Foreign-sponsored programming like Radio Sputnik is allowed on U.S. airwaves, although foreign governments can’t own U.S. broadcast stations. The Federal Communications Commission last year adopted rules requiring on-air disclosure, citing increased airwaves leasing by foreign governments.
At the top of each hour, the Washington-area broadcast says the program is offered “on behalf of the federal state unitary enterprise Rossiya Segodnya International Information Agency, Moscow, Russia.”
That language doesn’t fulfill FCC requirements for a plain identification of the country sponsoring the programming, according to Eshoo.
Eshoo is not the only critic. The National Association of Broadcasters on March 1 called for Radio Sputnik programing to go off the air.
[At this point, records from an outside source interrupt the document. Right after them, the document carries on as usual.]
template <int Q, int R, int T>
__device__ __noinline__ void publish_plane(float* acc, float* dst, int tid) {
    using SX = SplitX<Q, R>;
    for (int j = tid; j < SX::P4_TASKS; j += T) {
#pragma unroll
        for (int ap = 0; ap < 16; ++ap) {
            float2* p = reinterpret_cast<float2*>(acc + ap * SX::CHX + 2 * j);
            __stcg(reinterpret_cast<float2*>(dst + ap * SX::CHX + 2 * j), *p);
            *p = make_float2(0.f, 0.f);
        }
    }
}
template <int Q, int R, int T>
__device__ __noinline__ void merge_planes(float* acc, const float* planes, int n_planes, int tid) {
// ... 42 lines not shown
    using SX = SplitX<Q, R>;
    const int tid = threadIdx.x;
    const int tid2 = (tid + T - 32) % T;
    const int tid3 = (tid + T - (64 % T)) % T;
    const int rank = blockIdx.x % R, group = blockIdx.x / R, ngroups = gridDim.x / R;
    extern __shared__ __align__(16) unsigned char smem_raw[];
    cf* D = reinterpret_cast<cf*>(smem_raw);
    float* acc = reinterpret_cast<float*>(D + S::D_ELEMS);
    Tw4* tw = reinterpret_cast<Tw4*>(acc + Smem<Q, R>::acc_floats);
    RedScratch* rs = reinterpret_cast<RedScratch*>(tw + 100);
    constexpr size_t XBUF = (size_t)16 * GX::RSX;
    cf* xch = a.scratch + (size_t)group * 2 * XBUF;
    unsigned* ctr = a.group_ctr + group;
    Candidate* slots = a.row_slots + (size_t)group * R;
    unsigned target = 0;
    fill_tw125(tw, tid, T);
    constexpr bool kRoomy = (T * MINB <= 512);
    constexpr bool kRegAcc = (Q <= 13) && kRoomy && (SX::P4_TASKS <= T);
    float racc0[16], racc1[16];
#pragma unroll
    for (int q = 0; q < 16; ++q) { racc0[q] = 0.f; racc1[q] = 0.f; }
    RegAccumStorer rst{racc0, racc1};
    PowerAccumStorer st{acc};
    auto dump_acc = [&]() {
        if constexpr (kRegAcc) {
            if (tid < SX::P4_TASKS) {
#pragma unroll
                for (int ap = 0; ap < 16; ++ap) {
                    *reinterpret_cast<float2*>(acc + ap * SX::CHX + 2 * tid) = make_float2(racc0[ap], racc1[ap]);
                    racc0[ap] = 0.f; racc1[ap] = 0.f;
                }
            }
        }
    };
    const int n_rows = a.n_rows;
    auto loader_of = [&](int lrow) {
        const int row = a.row_first + lrow;
        const int p = row % a.P, b = row / a.P;
        int sa, sb, sc;
        G::shift_coords(a.bin_shift[b], sa, sb, sc);
        return SearchLoader{a.cc + (size_t)p * G::N, a.x + (size_t)a.bin_base[b] * a.K * G::NX, sa, sb, sc};
    };
    const int full = n_rows / ngroups, tail_base = full * ngroups, n_tail = n_rows - tail_base;
    auto tb = [&](int g) -> int {
        return a.row_granular ? (g < n_tail ? g : n_tail) * a.K : (int)((unsigned)g * (unsigned)(n_tail * a.K) / (unsigned)ngroups);
    };
    struct Part { int row, kb, ke; };
    auto part = [&](int i) -> Part {
        if (i < full) return Part{i * ngroups + group, 0, a.K};
        const int t0 = tb(group), t1 = tb(group + 1), r0 = t0 / a.K, e0 = min(t1, (r0 + 1) * a.K);
        if (i == full) return Part{tail_base + r0, t0 - r0 * a.K, e0 - r0 * a.K};
        return Part{tail_base + r0 + 1, 0, t1 - e0};
    };
    auto count_parts = [&]() -> int {
        const int t0 = tb(group), t1 = tb(group + 1);
        return full + (t0 < t1 ? 1 + (min(t1, (t0 / a.K + 1) * a.K) < t1) : 0);
    };
    if (count_parts() == 0) return;
    int i = 0, par = 0;
    const Part first = part(0);
    int left = first.ke - first.kb;
    bool later = first.kb > 0;
    for (int e = tid; e < SX::ACC_ELEMS; e += T) acc[e] = 0.f;
    SearchLoader ld = loader_of(first.row);
    ld.x += (size_t)first.kb * G::NX;
    for (int t = tid; t < S::P1_TASKS; t += T) pass1_task<Q, R>(t, rank, ld, D);
    __syncthreads();
    pass2_all<Q, R, T>(D, tw, tid2);
    __syncthreads();
    for (int t = tid3; t < S::P3_TASKS; t += T) pass3_task_xt<Q, R>(t, D, xch + (size_t)rank * S::A * GX::RSX);
#ifdef GNSS_TIMELINE
    int tl_iter = 0;
#endif
    for (;;) {
#ifdef GNSS_TIMELINE
        ++tl_iter;
#endif
        GNSS_TL(0);
        const bool last_of_part = (left == 1);
        const bool more = !last_of_part || i + 1 < count_parts();
        const cf* buf = xch + (size_t)par * XBUF;
        cf* nbuf = xch + (size_t)(par ^ 1) * XBUF;
        par ^= 1;
        target += R;
        if (more) {
            if (last_of_part) {
                const Part np = part(i + 1);
                ld = loader_of(np.row);
                ld.x += (size_t)np.kb * G::NX;
            } else {
                ld.x += G::NX;
            }
            cf z[Q];
            const bool has = tid < S::P1_TASKS;
            if (has) pass1_compute<Q, R>(tid, rank, ld, z);
            constexpr bool kTwo = (Q <= 13) && kRoomy && (S::P1_TASKS > T) && (S::P1_TASKS <= 2 * T);
            cf z2[kTwo ? Q : 1];
            const bool has2 = kTwo && tid + T < S::P1_TASKS;
            if constexpr (kTwo) { if (has2) pass1_compute<Q, R>(tid + T, rank, ld, z2); }
            GNSS_TL(1);
            GNSS_KSYNC();
            GNSS_TL(2);
            if (tid == 0) group_arrive(ctr);
            GNSS_TL(3);
            if (has) pass1_store<Q, R>(tid, z, D);
            if constexpr (kTwo) {
                if (has2) pass1_store<Q, R>(tid + T, z2, D);
            } else if constexpr (S::P1_TASKS > T) {
                for (int t = tid + T; t < S::P1_TASKS; t += T) pass1_task<Q, R>(t, rank, ld, D);
            }
            GNSS_TL(4);
            GNSS_KSYNC();
            GNSS_TL(5);
            pass2_all<Q, R, T>(D, tw, tid2);
            GNSS_TL(6);
        } else {
            GNSS_KSYNC();
            if (tid == 0) group_arrive(ctr);
        }
#ifndef GNSS_EXPERIMENT_NOSPIN
        if (tid == 0) group_spin(ctr, target);
#endif
        GNSS_TL(7);
        GNSS_KSYNC();
        GNSS_TL(8);
#pragma unroll 1
        for (int half = 0; half < 2; ++half) {
            const int flip = (((tid >> 5) + 1) >> 1) & 1;
            if ((half ^ flip) == 0) {
                if constexpr (kRegAcc) {
                    if (tid < SX::P4_TASKS) pass4_task_xt<Q, R>(tid, rank, buf, rst);
                } else {
                    for (int t = tid; t < SX::P4_TASKS; t += T) pass4_task_xt<Q, R>(t, rank, buf, st);
                }
            } else if (more) {
                for (int t = tid3; t < S::P3_TASKS; t += T) pass3_task_xt<Q, R>(t, D, nbuf + (size_t)rank * S::A * GX::RSX);
            }
        }
        GNSS_TL(10);
        if (later) {
            const Part cp = part(i);
            const int kk = cp.ke - left;
            int gf = group - 1;
            while (tb(gf) > (cp.row - tail_base) * a.K) --gf;
            float* dst = a.partial + (((size_t)gf * (a.K - 1) + (kk - 1)) * R + rank) * SX::ACC_ELEMS;
            dump_acc();
            publish_plane<Q, R, T>(acc, dst, tid);
            if (last_of_part) {
                __syncthreads();
                if (tid == 0) group_arrive_n(a.part_ctr + (size_t)gf * R + rank, (unsigned)(cp.ke - cp.kb));
            }
        } else if (last_of_part) {
            dump_acc();
            __syncthreads();
            const Part cp = part(i);
            const int row = cp.row;
            if (cp.ke < a.K) {
                if (tid == 0) group_spin(a.part_ctr + (size_t)group * R + rank, (unsigned)(a.K - cp.ke));
                __syncthreads();
                merge_planes<Q, R, T>(acc, a.partial + (((size_t)group * (a.K - 1) + (cp.ke - 1)) * R + rank) * SX::ACC_ELEMS,
                                      a.K - cp.ke, tid);
                __syncthreads();
            }
            const int p = (a.row_first + row) % a.P, b = (a.row_first + row) / a.P;
            float bv = -1.f;
            int bm = INT_MAX;
            double ss = 0.0;
            if (a.surface) {
                for (int e = tid; e < SX::ACC_ELEMS; e += T) {
                    const int ap = e / SX::CHX, t = e - ap * SX::CHX;
                    const int ex = rank * SX::CHX + t;
                    if (GX::valid(ex)) {
                        const float v = acc[e];
                        const int m = GX::lag_of(ap, ex);
// ... 17 lines not shown
                            const int ex = rank * SX::CHX + t;
                            if (vv[u] >= bv && GX::valid(ex)) {
                                const int m = GX::lag_of(ap, ex);
                                if (peak_better(vv[u], m, bv, bm)) { bv = vv[u]; bm = m; }
                            }
                        }
                    }
                }
            }
            block_reduce<T>(bv, bm, ss, rs);
            target += R;
            if (tid == 0) {
                Candidate c; c.peak = bv; c.lag = bm; c.sum_all = ss; c.sum_win = 0.0;
                slots[rank] = c;
                group_arrive(ctr);
                group_spin(ctr, target);
                float gv = -1.f;
                int gm = INT_MAX;
                for (int r = 0; r < R; ++r) {
                    const float ov = __ldcg(&slots[r].peak);
                    const int om = __ldcg(&slots[r].lag);
                    if (peak_better(ov, om, gv, gm)) { gv = ov; gm = om; }
                }
                rs->g_peak = gv;
                rs->g_lag = gm;
            }
            __syncthreads();
            const int gm = rs->g_lag;
            double wsum = 0.0;
            for (int i = tid; i < 2 * a.w - 1; i += T) {
                const int m = gm - (a.w - 1) + i;
                if (m >= 0 && m < G::N) {
                    int ap, ex;
                    GX::cell_of_lag(m, ap, ex);
                    if (ex / SX::CHX == rank) {
                        const float v = acc[ap * SX::CHX + (ex - rank * SX::CHX)];
                        wsum += (double)v * (double)v;
                    }
                }
            }
            float dv = -1.f;
            int dm = INT_MAX;
            block_reduce<T>(dv, dm, wsum, rs);
            if constexpr (!kRegAcc)
                for (int e = tid; e < SX::ACC_ELEMS; e += T) acc[e] = 0.f;
            if (tid == 0) {
                slots[rank].sum_win = wsum;
                unsigned old;
                asm volatile("atom.acq_rel.gpu.global.add.u32 %0, [%1], 1;" : "=r"(old) : "l"(a.row_ticket + group) : "memory");
                if ((old + 1) % R == 0) {
                    double s_all = 0.0, s_win = 0.0;
                    for (int r = 0; r < R; ++r) {
                        s_all += __ldcg(&slots[r].sum_all);
                        s_win += __ldcg(&slots[r].sum_win);
                    }
                    Candidate c;
                    c.peak = rs->g_peak;
                    c.lag = rs->g_lag;
                    c.sum_all = s_all;
                    c.sum_win = s_win;
                    a.cand[(size_t)p * a.cand_stride + b] = c;
                }
            }
        }
        if (!more) break;
        if (last_of_part) {
            const Part np = part(++i);
            left = np.ke - np.kb;
            later = np.kb > 0;
        } else {
            --left;
        }
    }
}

“While the First Amendment protects freedom of speech, however, it does not prevent private actors from exercising sound, moral judgment,” Curtis LeGeyt, the trade group’s president, said in an emailed statement.
Jupiter, Florida-based RM Broadcasting LLC, is paid by Radio Sputnik’s parent to place the programming on WZHF.
RM Broadcasting said in a statement that it “stands with Ukraine.”
“RM Broadcasting is dedicated to the unfettered exchange of information and ideas,” the company said.
According to its foreign-agent filings with the Justice Department, RM Broadcasting received $822,503.64 from Rossiya Segodnya last year. The broker paid $390,000 to WZHF’s owner, New York-based Way Broadcasting Licensee LLC. It also paid the owner of a Kansas City, Missouri station, KCXL, $60,000 to transmit Radio Sputnik.
Garziglia’s company Reston Translator LLC received $360,000 from Rossiya Segodnya for the 12 months ended Nov. 30, according to its Justice Department filings.
The Kansas City station, KCXL, airs Radio Sputnik for three hours in the morning and three in the evening. Owner Peter Schartel said he considered dropping the programming after the invasion of Ukraine, but changed his mind.
“Putting our heads in the sand, not looking at all the information, saying ‘Oh, they’re bad’ — that’s not the answer,” Schartel said in an interview.